*** Available data ***

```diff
@@ -157,6 +226,23 @@
     Frag f0[2], f1[2];
     int g = ks;
     load2(g, f0);
+    if constexpr (PIPE) {
+      for (; g + 2 * S + KW < G; g += 2 * S) {
+        load2(g + S, f1); FENCE();
+        mma2(f0, g); FENCE();
+        load2(g + 2 * S, f0); FENCE();
+        mma2(f1, g + S); FENCE();
+      }
+      load2(g + S, f1); FENCE();
+      if (g < G) mma2(f0, g);
+      FENCE();
+      load2(g + 2 * S, f0); FENCE();
+      if (g + S < G) mma2(f1, g + S);
+      FENCE();
+      if (g + 2 * S < G) mma2(f0, g + 2 * S);
+#undef FENCE
+      g = G;
+    }
     for (; g < G; g += 2 * S) {
       load2(g + S, f1);
       mma2(f0, g);
@@ -751,22 +837,33 @@
   }
 }
 
-template <int TN, int KW, bool BF16>
+static bool pw_pipe_ok(const PwP& p) {
+  static EnvInt e{"VMTL_PW_PIPE", 1};
+  if (!env_int(e)) return false;
+  const unsigned long long lim = 1ull << 32;
+  const unsigned long long lda = p.x2 != nullptr ? p.K1 : p.Ks;
+  return (unsigned long long)p.M * lda * 4 < lim && (unsigned long long)p.Nw * p.Ks * 4 < lim &&
+         (unsigned long long)p.M * p.Ks * 4 < lim;
+}
+
+template <int TN, int KW, bool BF16, bool PIPE>
 static int launch_pw_t(PwP& p, hipStream_t st) {
   p.tiles_m = cdiv(p.M, (4 / KW) * 32);
   p.tiles_n = cdiv(p.ldy, 16 * TN);
   if (p.x2 != nullptr)
-    hipLaunchKernelGGL((pw_gemm_kernel<TN, KW, true, false, BF16>), dim3(p.tiles_m * p.tiles_n), dim3(256), 0, st, p);
+    hipLaunchKernelGGL((pw_gemm_kernel<TN, KW, true, false, BF16, PIPE>), dim3(p.tiles_m * p.tiles_n), dim3(256), 0, st, p);
   else if (p.pa != nullptr)
-    hipLaunchKernelGGL((pw_gemm_kernel<TN, KW, false, true, BF16>), dim3(p.tiles_m * p.tiles_n), dim3(256), 0, st, p);
+    hipLaunchKernelGGL((pw_gemm_kernel<TN, KW, false, true, BF16, PIPE>), dim3(p.tiles_m * p.tiles_n), dim3(256), 0, st, p);
   else
-    hipLaunchKernelGGL((pw_gemm_kernel<TN, KW, false, false, BF16>), dim3(p.tiles_m * p.tiles_n), dim3(256), 0, st, p);
+    hipLaunchKernelGGL((pw_gemm_kernel<TN, KW, false, false, BF16, PIPE>), dim3(p.tiles_m * p.tiles_n), dim3(256), 0, st, p);
   return vmtl_check_launch();
 }
 
 template <int TN, int KW>
 static int launch_pw(PwP& p, int prec, hipStream_t st) {
-  return prec == VMTL_PREC_BF16 ? launch_pw_t<TN, KW, true>(p, st) : launch_pw_t<TN, KW, false>(p, st);
+  if (pw_pipe_ok(p))
+    return prec == VMTL_PREC_BF16 ? launch_pw_t<TN, KW, true, true>(p, st) : launch_pw_t<TN, KW, false, true>(p, st);
+  return prec == VMTL_PREC_BF16 ? launch_pw_t<TN, KW, true, false>(p, st) : launch_pw_t<TN, KW, false, false>(p, st);
 }
 
 static void pw_plain(PwP& p) {
diff --git a/vision_mtl_amd/csrc/conv_wgrad.hip b/vision_mtl_amd/csrc/conv_wgrad.hip
--- a/vision_mtl_amd/csrc/conv_wgrad.hip
+++ b/vision_mtl_amd/csrc/conv_wgrad.hip
@@ -34,7 +34,7 @@
               wg_ld(80) == 80 && wg_ld(84) == 144 && wg_ld(36, 2) == 48 && wg_ld(128, 2) == 144, "wg_ld");
 
 template <int TM, int NTR = 0, int PM = 1, int PD = (TM <= 2 ? 3 : (TM <= 4 && NTR == 0) ? 2 : 1), bool FAST = false,
-          bool BF16 = false>
+          bool BF16 = false, bool PIPE = false>
 __global__ __launch_bounds__(256) void conv_wgrad_kernel(WgradP p) {
   constexpr int TN = 2;
   constexpr int BMM = TM * 16;
@@ -118,15 +118,16 @@
   auto bload = [](__amdgpu_buffer_rsrc_t r, unsigned off) -> f32x4 {
     return __builtin_bit_cast(f32x4, __builtin_amdgcn_raw_buffer_load_b128(r, off, 0, 0));
   };
-  auto load_tile = [&](int pp, f32x4* ry_s, f32x4* rx_s) {
+  auto load_tile = [&](int pp, f32x4* ry_s, f32x4* rx_s, bool live = true) {
     if (FAST) {
       const unsigned ybase = (unsigned)pp * (unsigned)p.ldy * 4u;
 #pragma unroll
-      for (int it = 0; it < YIT; ++it) ry_s[it] = bload(rs_dy, tyoff[it] >= 0 ? ybase + (unsigned)tyoff[it] : OOB);
+      for (int it = 0; it < YIT; ++it)
+        ry_s[it] = bload(rs_dy, ((tyoff[it] >= 0) & live) ? ybase + (unsigned)tyoff[it] : OOB);
       const int hin = s_ho * p.stride;
       const int win = s_wo * p.stride;
       const unsigned xbase = (unsigned)((s_b * p.H + hin) * p.W + win) * (unsigned)p.Cs * 4u;
-      const bool hok = xok & ((unsigned)(hin + dh) < (unsigned)p.H);
+      const bool hok = xok & live & ((unsigned)(hin + dh) < (unsigned)p.H);
 #pragma unroll
       for (int i = 0; i < XP; ++i) {
         const bool ok = hok & ((unsigned)(win + tw[i]) < (unsigned)p.W);
@@ -200,8 +201,10 @@
 
   const int ntr = NTR > 0 ? max(0, min(NTR, p.Nw - (co0 + BMM))) : 0;
 #pragma unroll
-  for (int d = 0; d < PD; ++d)
-    if (p_begin + d * BP < p_end) load_tile(p_begin + d * BP, ry[d], rx[d]);
+  for (int d = 0; d < PD; ++d) {
+    if constexpr (PIPE) load_tile(p_begin + d * BP, ry[d], rx[d], p_begin + d * BP < p_end);
+    else if (p_begin + d * BP < p_end) load_tile(p_begin + d * BP, ry[d], rx[d]);
+  }
   if (p_begin < p_end) store_tile(0, ry[0], rx[0]);
   __syncthreads();
   int cur = 0;
@@ -276,12 +279,26 @@
       }
     }
   };
-  for (int base = p_begin; base < p_end; base += PD * BP) {
+  int base = p_begin;
+  if constexpr (PIPE) {
+    for (; base + (2 * PD - 1) * BP < p_end; base += PD * BP) {
+#pragma unroll
+      for (int k = 0; k < PD; ++k) {
+        load_tile(base + (k + PD) * BP, ry[k], rx[k]);
+        compute(cur);
+        store_tile(cur ^ 1, ry[(k + 1) % PD], rx[(k + 1) % PD]);
+        __syncthreads();
+        cur ^= 1;
+      }
+    }
+  }
+  for (; base < p_end; base += PD * BP) {
 #pragma unroll
     for (int k = 0; k < PD; ++k) {
       const int pp = base + k * BP;
       if (pp < p_end) {
-        if (pp + PD * BP < p_end) load_tile(pp + PD * BP, ry[k], rx[k]);
+        if constexpr (PIPE) load_tile(pp + PD * BP, ry[k], rx[k], pp + PD * BP < p_end);
+        else if (pp + PD * BP < p_end) load_tile(pp + PD * BP, ry[k], rx[k]);
         compute(cur);
         if (pp + BP < p_end) store_tile(cur ^ 1, ry[(k + 1) % PD], rx[(k + 1) % PD]);
         __syncthreads();
@@ -443,14 +460,27 @@
   return launch_wgrad_pm<TM, NTR, PMD, false>(p, splits, st);
 }
 
+template <int TM, int NTR, int PM, bool FAST, bool BF16, bool PIPE>
+static int launch_wgrad_pipe(WgradP& p, int splits, hipStream_t st);
+
 template <int TM, int NTR, int PM, bool FAST, bool BF16>
 static int launch_wgrad_pm(WgradP& p, int splits, hipStream_t st) {
+  constexpr int PD = (TM <= 2 ? 3 : (TM <= 4 && NTR == 0) ? 2 : 1);
+  if constexpr (PD >= 3 && FAST) {
+    static EnvInt e{"VMTL_WG_PIPE", 1};
+    if (env_int(e)) return launch_wgrad_pipe<TM, NTR, PM, FAST, BF16, true>(p, splits, st);
+  }
+  return launch_wgrad_pipe<TM, NTR, PM, FAST, BF16, false>(p, splits, st);
+}
+
+template <int TM, int NTR, int PM, bool FAST, bool BF16, bool PIPE>
+static int launch_wgrad_pipe(WgradP& p, int splits, hipStream_t st) {
   constexpr int BMC = TM * 16 + NTR;
   constexpr int PD = (TM <= 2 ? 3 : (TM <= 4 && NTR == 0) ? 2 : 1);
   const size_t lds = (size_t)2 * BP * (wg_ld(BMC, PM) + wg_ld(WG_BNK, PM)) * sizeof(float);
   static bool attr_set = false;
   if (!attr_set) {
-    (void)hipFuncSetAttribute(reinterpret_cast<const void*>(&conv_wgrad_kernel<TM, NTR, PM, PD, FAST, BF16>),
+    (void)hipFuncSetAttribute(reinterpret_cast<const void*>(&conv_wgrad_kernel<TM, NTR, PM, PD, FAST, BF16, PIPE>),
                               hipFuncAttributeMaxDynamicSharedMemorySize, (int)lds);
     attr_set = true;
   }
@@ -459,7 +489,7 @@
   p.tiles_kk = cdiv(p.Ktot, WG_BNK);
   p.tiles_co = cdiv(p.Nw, BMC);
   p.splits = splits;
-  hipLaunchKernelGGL((conv_wgrad_kernel<TM, NTR, PM, PD, FAST, BF16>), dim3(p.tiles_kk * p.tiles_co * splits), dim3(256), lds, st,
+  hipLaunchKernelGGL((conv_wgrad_kernel<TM, NTR, PM, PD, FAST, BF16, PIPE>), dim3(p.tiles_kk * p.tiles_co * splits), dim3(256), lds, st,
                      p);
   return vmtl_check_launch();
 }
```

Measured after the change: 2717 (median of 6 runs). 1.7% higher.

*** End of Available data ***

• Problem details:
Among the entries above, how many lines hold the string "ybase"? Answer with the bare number.

• Solution for this exercise:
3